Jun 2, 2009
This whole year cycling/ racing has presented one interesting obstacle after another. Each being solvable, thank you, and therefor each being a moment of pride in a job well dealt with. From India to DSG, to this weekend at the Mohican 100 I've come across a problem that when resolved it makes me feel quite accomplished even without a trophy to display.
I suppose that is why racing bikes can be considered an instant gratification device, not unlike crack. I mean anything that makes you feel good can be addictive, even if the process of getting it can be as painful as riding a 100 miles or robbing a convenience store and getting your leg run over as you trip while sprinting away across a busy highway.
There are very few places in life where a mistake can seem so colossal, while actually being so trivial and repairable. Sure if you take a wrong turn during a race after having almost bridged a gap created by an earlier crash, it's going to seem as if all was for naught and the purpose of continuing is questionable. At that point one has to find a good reason to continue.
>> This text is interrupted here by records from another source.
diff --git a/rs-aware-differential-sfm_amd/csrc/capi.hip b/rs-aware-differential-sfm_amd/csrc/capi.hip
--- a/rs-aware-differential-sfm_amd/csrc/capi.hip
+++ b/rs-aware-differential-sfm_amd/csrc/capi.hip
@@ -347,6 +347,26 @@
     return RSDSFM_OK;
 }
 
+int rsdsfm_set_ransac_compaction(rsdsfm_ctx* ctx, int mode) {
+    CTX_OR_FAIL(ctx);
+    if (mode != 0 && mode != 1) return fail(c, RSDSFM_ERR_INVALID, "ransac compaction: 0 = one pass on the pixel pass's counts (default), 1 = the two kernels");
+    c->ransac_compaction = mode;
+    for (rsdsfm_ctx* lane : c->lanes) lane->c.ransac_compaction = mode;
+    return RSDSFM_OK;
+}
+
+int rsdsfm_ransac_compaction(rsdsfm_ctx* ctx, int64_t* one_pass, int64_t* fell_back, int32_t* reasons_or_null) {
+    CTX_OR_FAIL(ctx);
+    if (!one_pass || !fell_back) return fail(c, RSDSFM_ERR_INVALID, "ransac compaction: null output");
+    int64_t a = c->compact_runs, b = c->compact_fallbacks;
+    int reasons = c->compact_reasons;
+    for (rsdsfm_ctx* lane : c->lanes) a += lane->c.compact_runs, b += lane->c.compact_fallbacks, reasons |= lane->c.compact_reasons;
+    *one_pass = a;
+    *fell_back = b;
+    if (reasons_or_null) *reasons_or_null = reasons;
+    return RSDSFM_OK;
+}
+
 int rsdsfm_set_refine_arithmetic(rsdsfm_ctx* ctx, int mode) {
     CTX_OR_FAIL(ctx);
     if (mode != 0 && mode != 1) return fail(c, RSDSFM_ERR_INVALID, "refine arithmetic: 0 = radius-factorised (default), 1 = iterate by iterate");
diff --git a/rs-aware-differential-sfm_amd/csrc/frame_host.hip b/rs-aware-differential-sfm_amd/csrc/frame_host.hip
--- a/rs-aware-differential-sfm_amd/csrc/frame_host.hip
+++ b/rs-aware-differential-sfm_amd/csrc/frame_host.hip
@@ -192,7 +192,6 @@
     F->ro.inliers = F->d_inl;
     F->ro.alpha = F->d_in_a;
     F->ro.alpha_k = F->d_in_ak;
-    F->ro.mask = F->d_mask;
     F->m_known = -1;
     F->tail = [c, F](const RefineBuffers& B) -> int {
         const rsdsfm_frame_job& J2 = F->job;
@@ -426,6 +425,7 @@
         lc->lma_count_only_force = c->lma_count_only_force;
         lc->frame_side_flatten = c->frame_side_flatten;
         lc->frame_tail = c->frame_tail;
+        lc->ransac_compaction = c->ransac_compaction;
         lc->refine_stage_mode = c->refine_stage_mode;
     }
     for (int l = 0; l < L; ++l) lane_ctx(l)->refine_stage_separate = L > 1;
diff --git a/rs-aware-differential-sfm_amd/csrc/lma_stages.hpp b/rs-aware-differential-sfm_amd/csrc/lma_stages.hpp
--- a/rs-aware-differential-sfm_amd/csrc/lma_stages.hpp
+++ b/rs-aware-differential-sfm_amd/csrc/lma_stages.hpp
@@ -24,7 +24,8 @@
 __device__ __forceinline__ void lma_rows_stage(const double* __restrict__ partials, int nblocks, int T, int t, const double2* __restrict__ q,
                                                const double2* __restrict__ u, const double* __restrict__ alpha, const double* __restrict__ alpha_k,
                                                const Pose& pose, const LmaCand& cd, const int* __restrict__ irr_count,
-                                               const int* __restrict__ irr_list, double* s_row) {
+                                               const int* __restrict__ irr_list, double* s_row, int* __restrict__ listed_out = nullptr,
+                                               int8_t* __restrict__ listed_dc_out = nullptr) {
     __shared__ double s_red3[768];
     __shared__ int s_list[kLmaListCap], s_sorted[kLmaListCap];
     constexpr int LBATCH = 64;
@@ -116,7 +117,9 @@
                 }
                 xr[2 + 5 * kLmaKP + 2 * c] = dc;
                 xr[2 + 5 * kLmaKP + 2 * c + 1] = de;
-            }
+                if (listed_dc_out) listed_dc_out[e * kLmaNC + c] = (int8_t)dc;
+            }
+            if (listed_out) listed_out[e] = (int)i;
             xr[XW - 2] = v.clamped ? v.a : 0.0;
             xr[XW - 1] = v.clamped ? 1.0 : 0.0;
         } else {
@@ -144,7 +147,7 @@
 __device__ __forceinline__ bool lma_band(double x, double thr) { return fabs(x - thr) <= kLmaBand * fabs(thr); }
 
 __device__ __forceinline__ int lma_decide(const double* row, int64_t n, const LmaCand& cd, const LmaPlan& plan, bool nan_pose, LmScal& st, double* hist, bool& scored,
-                                          double& count, double& err, double* phi_out = nullptr) {
+                                          double& count, double& err, double* phi_out = nullptr, int* fused_c_out = nullptr) {
     const double A = row[0], B = row[1], C = row[2], D = row[3], E = row[4], G = row[5];
     const bool listed_walk = row[6] != 0.0;
     int fallback = 0;
@@ -264,6 +267,7 @@
     if (phi_out) *phi_out = phi;
     scored = false;
     count = err = 0.0;
+    if (fused_c_out) *fused_c_out = -1;
     if (fallback) return fallback;
     if (nan_pose) {
         scored = true;
@@ -275,6 +279,7 @@
             count = row[kLmaRowScore + 2 * c];
             err = row[kLmaRowScore + 2 * c + 1];
             scored = true;
+            if (fused_c_out) *fused_c_out = c;
         }
     return 0;
 }
diff --git a/rs-aware-differential-sfm_amd/csrc/ransac_host.hip b/rs-aware-differential-sfm_amd/csrc/ransac_host.hip
--- a/rs-aware-differential-sfm_amd/csrc/ransac_host.hip
+++ b/rs-aware-differential-sfm_amd/csrc/ransac_host.hip
@@ -103,6 +103,22 @@
     const int64_t n = R.n;
     const double tol = R.tol;
     int rc = RSDSFM_OK;
+    auto final_stage = [&]() -> int {
+        R.compact_used = R.compact_allowed && !R.compact_failed && R.analytic && ransac_compact_fits(R.compact);
+        if (R.compact_used)
+            return ransac_compact_launch(c, R.d_q, R.d_u, R.d_a, R.d_ak, n, R.d_best, R.d_states, R.d_lma_partials, R.compact, R.d_irr_count, tol, out->inlier_idx,
+                                         out->inliers, out->alpha, out->alpha_k, R.h_best, R.refine_flag_words);
+        return ransac_final_launch(c, R.d_q, R.d_u, R.d_a, R.d_ak, n, R.d_best, R.d_states, depth_mode, tol, R.d_rho, R.d_mask, R.d_bcounts, R.d_boffs,
+                                   out->inlier_idx, out->inliers, out->alpha, out->alpha_k, R.h_best, R.refine_flag_words);
+    };
+    auto compact_check = [&]() -> bool {
+        const int bits = R.compact_used ? (R.h_best->compact_word & 0xFF) : 0;
+        if (!bits) return true;
+        R.compact_failed = true;
+        R.compact_reason |= bits;
+        R.final_done = R.tail_enqueued = R.spec_final = false;
+        return false;
+    };
     for (;;) {
         switch (R.pc) {
             case kPcStart: {
@@ -156,9 +172,9 @@
                 bool flags_via_pick = false;
                 if (round > 4 * kMaxIter) return fail(c, RSDSFM_ERR_NUMERIC, "LM state machines did not terminate");
                 if (R.analytic && round == 0) {
-                    rc = ransac_lma_launch(c, R.d_q, R.d_u, R.d_a, R.d_ak, n, R.d_hyp + (size_t)b0 * 8, B, R.d_states + b0, R.d_partials, R.d_flags,
+                    rc = ransac_lma_launch(c, R.d_q, R.d_u, R.d_a, R.d_ak, n, R.d_hyp + (size_t)b0 * 8, B, R.d_states + b0, R.d_lma_partials, R.d_flags,
                                            R.d_scored + b0, R.d_tcount + b0, R.d_terr + b0, tol, R.lma_cand, 2, R.d_irr_count, R.d_irr_list, R.d_unscored,
-                                           nullptr, R.core_epoch ? c->d_core_flag : nullptr, R.core_epoch, R.count_only);
+                                           nullptr, R.core_epoch ? c->d_core_flag : nullptr, R.core_epoch, R.count_only, R.compact_allowed ? &R.compact : nullptr);
                 } else {
                     rc = ransac_lm_round_launch(c, R.d_q, R.d_u, R.d_a, R.d_ak, n, R.d_hyp + (size_t)b0 * 8, B, R.d_states + b0, R.d_partials, R.d_flags,
                                                 R.d_scored + b0, R.d_tcount + b0, R.d_terr + b0, round, tol, R.k0, R.fused_base, R.core_math,
@@ -181,8 +197,7 @@
                                             nullptr, 0, 0, nullptr, R.tie_margin, lazy);
                     if (rc != RSDSFM_OK) return rc;
                     flags_via_pick = true;
-                    rc = ransac_final_launch(c, R.d_q, R.d_u, R.d_a, R.d_ak, n, R.d_best, R.d_states, depth_mode, tol, R.d_rho, R.d_mask, R.d_bcounts,
-                                             R.d_boffs, out->inlier_idx, out->inliers, out->alpha, out->alpha_k, R.h_best, R.refine_flag_words);
+                    rc = final_stage();
                     if (rc != RSDSFM_OK) return rc;
                     R.final_done = true;
                     R.spec_final = true;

At the Mohican I went through a list of reasons why to bail, which turned out to be an existential debate on why am I here. I'm here because it's part of a series, and since I'm no longer in a position to get worthwhile points I should ditch. If I do this race then I might be expending unnecessary energy, I should ditch. I could quit and race tomorrow at Iron Hill and make some money to feed my dog. Do 100 milers appeal enough to me anymore? I mean really, the sense of accomplishment is old hat. I've done close to 20 of these things, most of the courses 3 times at least and this was going to be my 4th time around this track.
That's when I realized that the sense of accomlishment comes in a variety of colors. I do sort of like coming from behind. I did feel responsible for leading 5 other riders astray when I missed the turn and they had come from a long ways away. Maybe I should vindicate myself by trying to stick with it and do some work to make their time feel a little more worthwhile.
Eventually that seemed like the thing to do. I put my head down, tried to make up for lost time and kept the pace decent. When I was on the front I tried to do my pentenance. Surely one or two of the lead group would fall off and someone in my group would have a chance to take maybe a top 5. Eventually it came down to Bart Gillepsie from Utah, Rob Litenwalner and myself. Bart was one of those guys I had come to respect just out of seeing his name and understanding him to be a good racer, and I was super excited to get to race him. UNfortunately it was under the auspices of me getting us lost and we didn't really get to have the cage match I wanted. Rob is an old friend by now and he was having a great day, getting dropped then ramping it up to catch back on.
On the last few climbs, Bart pulled away, and all I could do was motor along with Rob as my riding partner. At aid station 5 Rob got hot bottles that had been in the sun all day, and when he had to stop at station 6 I was able to continue on.
The last mile of the race course passes by my car and since I had long given up on caring about the possiblilty of counting the race to my overall series standing I took the pleasure in letting my dog, Gertie, out of the cage and she did her first unleashed trail run with me to the finish. Rob caught us just before the end and offered to wait but I told him to go on and in the end I finished 9th just behind Rob and Gertie.
Well that was over, I felt accomplished despite the race issues of an early stick in the rear wheel and going the wrong way. And I felt really good. It's too bad I didn't have an opportunity to ride with the boys on the front.
After eating I went back to camp, cleaned up and saw Elk come through then my traveling partner Nik Schaffer. After little socializing and eating Nik and I jumped in the car and followed Matt Ferrari home to State college where we slept, then woke up early enough to eat an early breakfast before heading to the Mid-Atlantic race at Iron Hill where I wold get a chance to crush myself and maybe earn back some traveling cash.
As usuall the race was humid, but the course was super packed and after a quick start with the legs punching me, I managed to go to the front and stay there. Holy crap I couldn't believe I felt that good. And I got paid enough to cover my weekend expenses! Ahh the life of a desperate Pro, chasing the bills.
Up next is the Hoo-Ha and then the Cowbell challenge in NC. I'm looking for traveling partners to NC if anyone is interested. Then I go to Colorado on the 28th. And If anyone wants to drive out with me to split the trip let me know. You'll probably have to fly back from Denver since I'm not coming back till after the 18th of July.
I'll be doing to Marathon Nat. Championships in Breckenridge then the Breck Epic then the Breck 100.